■ Task objective ■
Bring together every line in the data that includes "KTILE".

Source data
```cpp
template <int D>
__global__ __launch_bounds__(256) void attn_fused_kernel(
    TensorView Q, TensorView K, TensorView V,
    const int* __restrict__ valid_len,
    bf16* __restrict__ O, int nhq, int nhk,
    int Sq, int Sk, int causal, float scale) {
  __shared__ bf16 k_lds[KTILE][D];
  __shared__ bf16 vt_lds[D][VPAD];
  __shared__ bf16 p_lds[4][16][KTILE];
  const int g = blockIdx.y;
  const int q0 = blockIdx.x * QTILE;
  const int lane = threadIdx.x & 63;
  const int wid = threadIdx.x >> 6;
  const int b = g / nhq, hq = g % nhq;
  const int hk = hq / (nhq / nhk);
  const int limit_all = valid_len ? min(Sk, valid_len[b]) : Sk;

  const bf16* Qg = Q.ptr + (long)b * Q.bs + (long)hq * Q.hs;
  const bf16* Kg = K.ptr + (long)b * K.bs + (long)hk * K.hs;
  const bf16* Vg = V.ptr + (long)b * V.bs + (long)hk * V.hs;

  const int qrow_f = lane & 15;
  const int kslice = lane >> 4;
  bf16x8 qfrag[D / 32];
  {
    const int qr = min(q0 + wid * 16 + qrow_f, Sq - 1);
#pragma unroll
    for (int f = 0; f < D / 32; ++f)
      qfrag[f] = *reinterpret_cast<const bf16x8*>(
          Qg + (long)qr * Q.rs + f * 32 + kslice * 8);
  }

  f32x4 o_acc[D / 16];
#pragma unroll
  for (int f = 0; f < D / 16; ++f) o_acc[f] = f32x4{0.f, 0.f, 0.f, 0.f};
  float m_run[4], l_run[4];
#pragma unroll
  for (int r = 0; r < 4; ++r) { m_run[r] = -INFINITY; l_run[r] = 0.f; }
  const int crow0 = (lane >> 4) * 4;
  const int ccol = lane & 15;

  int kv_limit = limit_all;
  if (causal) {
    const int max_q = min(q0 + QTILE - 1, Sq - 1);
    kv_limit = min(kv_limit, max_q + (Sk - Sq) + 1);
  }

  for (int kv0 = 0; kv0 < kv_limit; kv0 += KTILE) {
    {
      const int perrow = D / 8;
      for (int t = threadIdx.x; t < KTILE * perrow; t += 256) {
        const int key = t / perrow, dc = (t % perrow) * 8;
        const int src = min(kv0 + key, Sk - 1);
        *reinterpret_cast<bf16x8*>(&k_lds[key][dc]) =
            *reinterpret_cast<const bf16x8*>(Kg + (long)src * K.rs + dc);
        const bf16x8 vv = *reinterpret_cast<const bf16x8*>(
            Vg + (long)src * V.rs + dc);
#pragma unroll
        for (int j = 0; j < 8; ++j) vt_lds[dc + j][key] = vv[j];
      }
    }
    __syncthreads();

    f32x4 s_chunk[KTILE / 16];
#pragma unroll
    for (int kc = 0; kc < KTILE / 16; ++kc) {
      f32x4 acc = f32x4{0.f, 0.f, 0.f, 0.f};
#pragma unroll
      for (int f = 0; f < D / 32; ++f) {
        const bf16x8 kf = *reinterpret_cast<const bf16x8*>(
            &k_lds[kc * 16 + qrow_f][f * 32 + kslice * 8]);
        acc = __builtin_amdgcn_mfma_f32_16x16x32_bf16(
            qfrag[f], kf, acc, 0, 0, 0);
      }
      s_chunk[kc] = acc;
    }

    float tile_max[4];
#pragma unroll
    for (int r = 0; r < 4; ++r) tile_max[r] = -INFINITY;
#pragma unroll
    for (int kc = 0; kc < KTILE / 16; ++kc) {
      const int key = kv0 + kc * 16 + ccol;
      const bool key_ok = key < limit_all;
// ... 37 lines not shown
    for (int r = 0; r < 4; ++r) {
#pragma unroll
      for (int off = 1; off < 16; off <<= 1)
        row_sum[r] += __shfl_xor(row_sum[r], off, 64);
      l_run[r] = l_run[r] * alpha[r] + row_sum[r];
    }

#pragma unroll
    for (int f = 0; f < D / 16; ++f)
#pragma unroll
      for (int r = 0; r < 4; ++r) o_acc[f][r] *= alpha[r];

#pragma unroll
    for (int kc = 0; kc < KTILE / 16; ++kc)
#pragma unroll
      for (int r = 0; r < 4; ++r)
        p_lds[wid][crow0 + r][kc * 16 + ccol] = f2bf(s_chunk[kc][r]);

#pragma unroll
    for (int f = 0; f < D / 16; ++f) {
#pragma unroll
      for (int ks = 0; ks < KTILE / 32; ++ks) {
        const bf16x8 pf = *reinterpret_cast<const bf16x8*>(
            &p_lds[wid][qrow_f][ks * 32 + kslice * 8]);
        const bf16x8 vf = *reinterpret_cast<const bf16x8*>(
            &vt_lds[f * 16 + qrow_f][ks * 32 + kslice * 8]);
        o_acc[f] = __builtin_amdgcn_mfma_f32_16x16x32_bf16(
            pf, vf, o_acc[f], 0, 0, 0);
      }
    }
    __syncthreads();
  }

#pragma unroll
  for (int f = 0; f < D / 16; ++f) {
#pragma unroll
    for (int r = 0; r < 4; ++r) {
      const int qrow = q0 + wid * 16 + crow0 + r;
      if (qrow >= Sq) continue;
      const float inv = l_run[r] > 0.f ? 1.0f / l_run[r] : 0.f;
      O[(long)g * Sq * D + (long)qrow * D + f * 16 + ccol] =
          f2bf(o_acc[f][r] * inv);
    }
  }
}

}

extern "C" void infomesh_attn_fused(
    const void* Q, const void* K, const void* V, const void* valid_len,
    void* O, int B, int nhq, int nhk, int Sq, int Sk, int D,
    long qb, long qh, long qr, long kb, long kh, long kr,
    long vb, long vh, long vr,
    int causal, float scale, void* stream) {
  auto s = reinterpret_cast<hipStream_t>(stream);
  dim3 grid((Sq + QTILE - 1) / QTILE, B * nhq), block(256);
  TensorView qv{(const bf16*)Q, qb, qh, qr};
  TensorView kv{(const bf16*)K, kb, kh, kr};
  TensorView vv{(const bf16*)V, vb, vh, vr};
#define CASE(DV)                                                          \
  case DV:                                                                \
    hipLaunchKernelGGL(attn_fused_kernel<DV>, grid, block, 0, s,          \
                       qv, kv, vv, (const int*)valid_len, (bf16*)O,       \
                       nhq, nhk, Sq, Sk, causal, scale);                  \
    break;
  switch (D) {
    CASE(32) CASE(64) CASE(96) CASE(128)
    default:
      break;
  }
#undef CASE
}
```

■ Solution for this task ■
  __shared__ bf16 k_lds[KTILE][D];
  __shared__ bf16 p_lds[4][16][KTILE];
  for (int kv0 = 0; kv0 < kv_limit; kv0 += KTILE) {
      for (int t = threadIdx.x; t < KTILE * perrow; t += 256) {
    f32x4 s_chunk[KTILE / 16];
    for (int kc = 0; kc < KTILE / 16; ++kc) {
    for (int kc = 0; kc < KTILE / 16; ++kc) {
    for (int kc = 0; kc < KTILE / 16; ++kc)
      for (int ks = 0; ks < KTILE / 32; ++ks) {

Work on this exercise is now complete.